◆ **Information supplied**:
- Opening Delimiter -
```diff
@@ -284,10 +313,18 @@
     return -1;
   }
   int rc;
-  if (n_vert <= 4 * kCsrqThreads)
-    rc = launch_csrq_vpt<MODE, 4>(srcq, nq, bias, c, rowptr, col, val, heavy, ell, n_vert, batch, dst, nq_dst, signq, relu, db_slab, s);
-  else
-    rc = launch_csrq_vpt<MODE, 6>(srcq, nq, bias, c, rowptr, col, val, heavy, ell, n_vert, batch, dst, nq_dst, signq, relu, db_slab, s);
+#define A3VT_CSRQ_NF(nf)                                                                                                  \
+  case nf:                                                                                                                \
+    rc = launch_csrq_nf<MODE, nf>(srcq, nq, bias, c, rowptr, col, val, heavy, ell, n_vert, batch, dst, nq_dst, signq, relu, \
+                                  db_slab, s);                                                                            \
+    break;
+  switch ((n_vert - 1) / kCsrqThreads) {
+    A3VT_CSRQ_NF(0) A3VT_CSRQ_NF(1) A3VT_CSRQ_NF(2) A3VT_CSRQ_NF(3) A3VT_CSRQ_NF(4) A3VT_CSRQ_NF(5)
+    default:
+      set_error("csrq: n_vert=%d unsupported", n_vert);
+      return -1;
+  }
+#undef A3VT_CSRQ_NF
   if (rc) return rc;
   if (heavy) {
     A3VT_LAUNCH(csrq_heavy_kernel<MODE>, dim3(2048), dim3(256), 0, s, srcq, nq, bias, c, rowptr, col, val, n_vert, batch,
diff --git a/active-3d-vision-and-touch_amd/lib.py b/active-3d-vision-and-touch_amd/lib.py
--- a/active-3d-vision-and-touch_amd/lib.py
+++ b/active-3d-vision-and-touch_amd/lib.py
@@ -96,6 +96,10 @@
                                  _vp, _vp, _vp, _vp, _vp, _vp, _vp, _vp, _vp, _vp]),
     "a3vt_dbg_csr_algo": (_i, [_i]),
     "a3vt_dbg_path_counts": (_i, [_vp, _i, _i]),
+    "a3vt_dbg_csr_aggregate_scratch_bytes": (_sz, [_i]),
+    "a3vt_dbg_csr_aggregate_slabs": (_i, [_i, _i]),
+    "a3vt_dbg_csr_aggregate_fwd": (_i, [_vp, _vp, _i, _vp, _vp, _vp, _i, _i, _i, _vp, _vp, _i, _vp, _vp]),
+    "a3vt_dbg_csr_aggregate_bwd": (_i, [_vp, _i, _vp, _vp, _vp, _i, _i, _i, _vp, _vp, _vp, _vp, _vp]),
     "a3vt_dbg_nn_work": (_i, [_i, _vp]),
     "a3vt_split3_bf16": (_i, [_vp, _sz, _vp, _vp, _vp, _vp]),
     "a3vt_check_finite": (_i, [_vp, _sz, _vp, _vp]),
diff --git a/include/a3vt.h b/include/a3vt.h
--- a/include/a3vt.h
+++ b/include/a3vt.h
@@ -191,6 +191,15 @@
 
 int a3vt_dbg_csr_algo(int algo);
 
+size_t a3vt_dbg_csr_aggregate_scratch_bytes(int n_vert);
+int a3vt_dbg_csr_aggregate_slabs(int batch, int n_vert);
+int a3vt_dbg_csr_aggregate_fwd(const float *z, const float *bias, int c, const int32_t *rowptr, const int32_t *col,
+                               const float *val, int max_degree, int n_vert, int batch, float *y, uint8_t *signs, int relu,
+                               void *scratch, void *stream);
+int a3vt_dbg_csr_aggregate_bwd(const float *g, int c, const int32_t *rowptr_t, const int32_t *col_t, const float *val_t,
+                               int max_degree, int n_vert, int batch, float *dza, const uint8_t *signs, float *db_slab,
+                               void *scratch, void *stream);
+
 int a3vt_dbg_path_counts(long long *counts, int n, int reset);
 
 int a3vt_dbg_nn_work(int enable, unsigned long long *out8);
```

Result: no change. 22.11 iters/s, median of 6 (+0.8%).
- Closing Delimiter -
◆ **Exercise aim**: For this exercise, retype the complete listing exactly.

◆ **Expected answer**:
```diff
@@ -284,10 +313,18 @@
     return -1;
   }
   int rc;
-  if (n_vert <= 4 * kCsrqThreads)
-    rc = launch_csrq_vpt<MODE, 4>(srcq, nq, bias, c, rowptr, col, val, heavy, ell, n_vert, batch, dst, nq_dst, signq, relu, db_slab, s);
-  else
-    rc = launch_csrq_vpt<MODE, 6>(srcq, nq, bias, c, rowptr, col, val, heavy, ell, n_vert, batch, dst, nq_dst, signq, relu, db_slab, s);
+#define A3VT_CSRQ_NF(nf)                                                                                                  \
+  case nf:                                                                                                                \
+    rc = launch_csrq_nf<MODE, nf>(srcq, nq, bias, c, rowptr, col, val, heavy, ell, n_vert, batch, dst, nq_dst, signq, relu, \
+                                  db_slab, s);                                                                            \
+    break;
+  switch ((n_vert - 1) / kCsrqThreads) {
+    A3VT_CSRQ_NF(0) A3VT_CSRQ_NF(1) A3VT_CSRQ_NF(2) A3VT_CSRQ_NF(3) A3VT_CSRQ_NF(4) A3VT_CSRQ_NF(5)
+    default:
+      set_error("csrq: n_vert=%d unsupported", n_vert);
+      return -1;
+  }
+#undef A3VT_CSRQ_NF
   if (rc) return rc;
   if (heavy) {
     A3VT_LAUNCH(csrq_heavy_kernel<MODE>, dim3(2048), dim3(256), 0, s, srcq, nq, bias, c, rowptr, col, val, n_vert, batch,
diff --git a/active-3d-vision-and-touch_amd/lib.py b/active-3d-vision-and-touch_amd/lib.py
--- a/active-3d-vision-and-touch_amd/lib.py
+++ b/active-3d-vision-and-touch_amd/lib.py
@@ -96,6 +96,10 @@
                                  _vp, _vp, _vp, _vp, _vp, _vp, _vp, _vp, _vp, _vp]),
     "a3vt_dbg_csr_algo": (_i, [_i]),
     "a3vt_dbg_path_counts": (_i, [_vp, _i, _i]),
+    "a3vt_dbg_csr_aggregate_scratch_bytes": (_sz, [_i]),
+    "a3vt_dbg_csr_aggregate_slabs": (_i, [_i, _i]),
+    "a3vt_dbg_csr_aggregate_fwd": (_i, [_vp, _vp, _i, _vp, _vp, _vp, _i, _i, _i, _vp, _vp, _i, _vp, _vp]),
+    "a3vt_dbg_csr_aggregate_bwd": (_i, [_vp, _i, _vp, _vp, _vp, _i, _i, _i, _vp, _vp, _vp, _vp, _vp]),
     "a3vt_dbg_nn_work": (_i, [_i, _vp]),
     "a3vt_split3_bf16": (_i, [_vp, _sz, _vp, _vp, _vp, _vp]),
     "a3vt_check_finite": (_i, [_vp, _sz, _vp, _vp]),
diff --git a/include/a3vt.h b/include/a3vt.h
--- a/include/a3vt.h
+++ b/include/a3vt.h
@@ -191,6 +191,15 @@
 
 int a3vt_dbg_csr_algo(int algo);
 
+size_t a3vt_dbg_csr_aggregate_scratch_bytes(int n_vert);
+int a3vt_dbg_csr_aggregate_slabs(int batch, int n_vert);
+int a3vt_dbg_csr_aggregate_fwd(const float *z, const float *bias, int c, const int32_t *rowptr, const int32_t *col,
+                               const float *val, int max_degree, int n_vert, int batch, float *y, uint8_t *signs, int relu,
+                               void *scratch, void *stream);
+int a3vt_dbg_csr_aggregate_bwd(const float *g, int c, const int32_t *rowptr_t, const int32_t *col_t, const float *val_t,
+                               int max_degree, int n_vert, int batch, float *dza, const uint8_t *signs, float *db_slab,
+                               void *scratch, void *stream);
+
 int a3vt_dbg_path_counts(long long *counts, int n, int reset);
 
 int a3vt_dbg_nn_work(int enable, unsigned long long *out8);
```

Result: no change. 22.11 iters/s, median of 6 (+0.8%).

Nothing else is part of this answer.